### Exercise brief
Repeat the listing below word for word, leaving nothing out.

### Provided records
### allwave_amd/csrc/biwfa_device.hpp

```cpp


#include <hip/hip_runtime.h>
#include <stdint.h>
#include <limits.h>

#include "range_span.hpp"
#include "twin_base.hpp"
#include "row_reuse.hpp"

#ifndef AWV_NS
#define AWV_NS awv
#endif
#ifndef AWV_WG
#define AWV_WG 64
#endif
namespace AWV_NS {

constexpr int WG = AWV_WG;
constexpr int MAX_SCOPE = 126;
constexpr int MAX_RING = 256;
constexpr int NCOMP = 5;
constexpr int32_t OFF_NULL = INT32_MIN / 2;
constexpr int32_t NULLISH = INT32_MIN / 4;
constexpr int32_t NULL16 = -16384;
#ifdef AWV_WIDE16
constexpr bool WENC = true;
#else
constexpr bool WENC = false;
#endif
enum { C_M = 0, C_I1 = 1, C_I2 = 2, C_D1 = 3, C_D2 = 4 };
constexpr int FALLBACK_MIN_SCORE = 250;
constexpr int FALLBACK_MIN_LENGTH = 100;
constexpr int STACK_CAP = 48;
constexpr int EV_STACK_WORDS = (STACK_CAP * 32 + 3) / 4 + 16;
constexpr int EV_TWIN_WORDS = MAX_SCOPE * NCOMP;
constexpr int SUB16_MAX_LEN = 32760;
#ifndef AWV_WAVES_PER_SIMD
#define AWV_WAVES_PER_SIMD 4
#endif
constexpr int WAVES_PER_SIMD = AWV_WAVES_PER_SIMD;
// ... 122 lines not shown
}
__device__ __forceinline__ void meta_store_scalar(RowMeta* p, int lo, int hi) {
  int l, h;
  asm("s_cmp_gt_i32 %2, %3\n\ts_cselect_b32 %0, %4, %2\n\ts_cselect_b32 %1, %5, %3" : "=&s"(l), "=&s"(h) : "s"(lo), "s"(hi), "s"(K_BIG), "s"(-K_BIG) : "scc");
  *p = RowMeta{l, h};
}
__device__ __forceinline__ void meta_store(RowMeta* p, const RowMeta& m) { *p = m; }

template <typename OffT>
struct Lds {
  typename MetaTraits<OffT>::Stored* ring_meta;
  int* bi_A;
  int* bi_oob;
  int* firstk;
  uint32_t* seq;
  RowMeta* meta_log;
};
struct PassCtx {
  unsigned long long ring_mem;
  unsigned long long ring_bytes;
  unsigned long long P[2], T[2];
  int ring, wcap;
  int x, o1, e1, o2, e2;
  int lds_meta_bytes;
  int chain_max;
  int plen, tlen, kmin[2], wcols;
  int seq_mode, p_w0, t_w0, p_bit, t_bit;
  unsigned long long meta_log;
  int wb_cap, sb_cap, end_comp;
  unsigned long long Pw, Tw;
  int multi_T, lds_seq_bytes, pb_abs, tb_abs;
  int deep_passes;
  int max_penalty, score_cap;
};
struct PhaseResult {
  int why, sc, fmax, rmax, npass;
  int sf, sr, last_fwd;
  int deep_from;
  unsigned long long cells, deep_cells;
};
struct Shared {
  Acc acc[3][2];
  int chain_maxak[2][8];
  PassCtx pctx;
  PhaseResult pres;
  Breakpoint bp_out;
  unsigned long long ext_multi;
  unsigned int win_single, win_multi, win_base, win_base_multi;
  int ext0[2];
#ifdef AWV_PROF
  unsigned long long prof[5];
#endif
  long long cur_pair;
  int error;
  int nev;
  int bt_total;
};
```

### Reply to the exercise
### allwave_amd/csrc/biwfa_device.hpp

```cpp


#include <hip/hip_runtime.h>
#include <stdint.h>
#include <limits.h>

#include "range_span.hpp"
#include "twin_base.hpp"
#include "row_reuse.hpp"

#ifndef AWV_NS
#define AWV_NS awv
#endif
#ifndef AWV_WG
#define AWV_WG 64
#endif
namespace AWV_NS {

constexpr int WG = AWV_WG;
constexpr int MAX_SCOPE = 126;
constexpr int MAX_RING = 256;
constexpr int NCOMP = 5;
constexpr int32_t OFF_NULL = INT32_MIN / 2;
constexpr int32_t NULLISH = INT32_MIN / 4;
constexpr int32_t NULL16 = -16384;
#ifdef AWV_WIDE16
constexpr bool WENC = true;
#else
constexpr bool WENC = false;
#endif
enum { C_M = 0, C_I1 = 1, C_I2 = 2, C_D1 = 3, C_D2 = 4 };
constexpr int FALLBACK_MIN_SCORE = 250;
constexpr int FALLBACK_MIN_LENGTH = 100;
constexpr int STACK_CAP = 48;
constexpr int EV_STACK_WORDS = (STACK_CAP * 32 + 3) / 4 + 16;
constexpr int EV_TWIN_WORDS = MAX_SCOPE * NCOMP;
constexpr int SUB16_MAX_LEN = 32760;
#ifndef AWV_WAVES_PER_SIMD
#define AWV_WAVES_PER_SIMD 4
#endif
constexpr int WAVES_PER_SIMD = AWV_WAVES_PER_SIMD;
// ... 122 lines not shown
}
__device__ __forceinline__ void meta_store_scalar(RowMeta* p, int lo, int hi) {
  int l, h;
  asm("s_cmp_gt_i32 %2, %3\n\ts_cselect_b32 %0, %4, %2\n\ts_cselect_b32 %1, %5, %3" : "=&s"(l), "=&s"(h) : "s"(lo), "s"(hi), "s"(K_BIG), "s"(-K_BIG) : "scc");
  *p = RowMeta{l, h};
}
__device__ __forceinline__ void meta_store(RowMeta* p, const RowMeta& m) { *p = m; }

template <typename OffT>
struct Lds {
  typename MetaTraits<OffT>::Stored* ring_meta;
  int* bi_A;
  int* bi_oob;
  int* firstk;
  uint32_t* seq;
  RowMeta* meta_log;
};
struct PassCtx {
  unsigned long long ring_mem;
  unsigned long long ring_bytes;
  unsigned long long P[2], T[2];
  int ring, wcap;
  int x, o1, e1, o2, e2;
  int lds_meta_bytes;
  int chain_max;
  int plen, tlen, kmin[2], wcols;
  int seq_mode, p_w0, t_w0, p_bit, t_bit;
  unsigned long long meta_log;
  int wb_cap, sb_cap, end_comp;
  unsigned long long Pw, Tw;
  int multi_T, lds_seq_bytes, pb_abs, tb_abs;
  int deep_passes;
  int max_penalty, score_cap;
};
struct PhaseResult {
  int why, sc, fmax, rmax, npass;
  int sf, sr, last_fwd;
  int deep_from;
  unsigned long long cells, deep_cells;
};
struct Shared {
  Acc acc[3][2];
  int chain_maxak[2][8];
  PassCtx pctx;
  PhaseResult pres;
  Breakpoint bp_out;
  unsigned long long ext_multi;
  unsigned int win_single, win_multi, win_base, win_base_multi;
  int ext0[2];
#ifdef AWV_PROF
  unsigned long long prof[5];
#endif
  long long cur_pair;
  int error;
  int nev;
  int bt_total;
};
```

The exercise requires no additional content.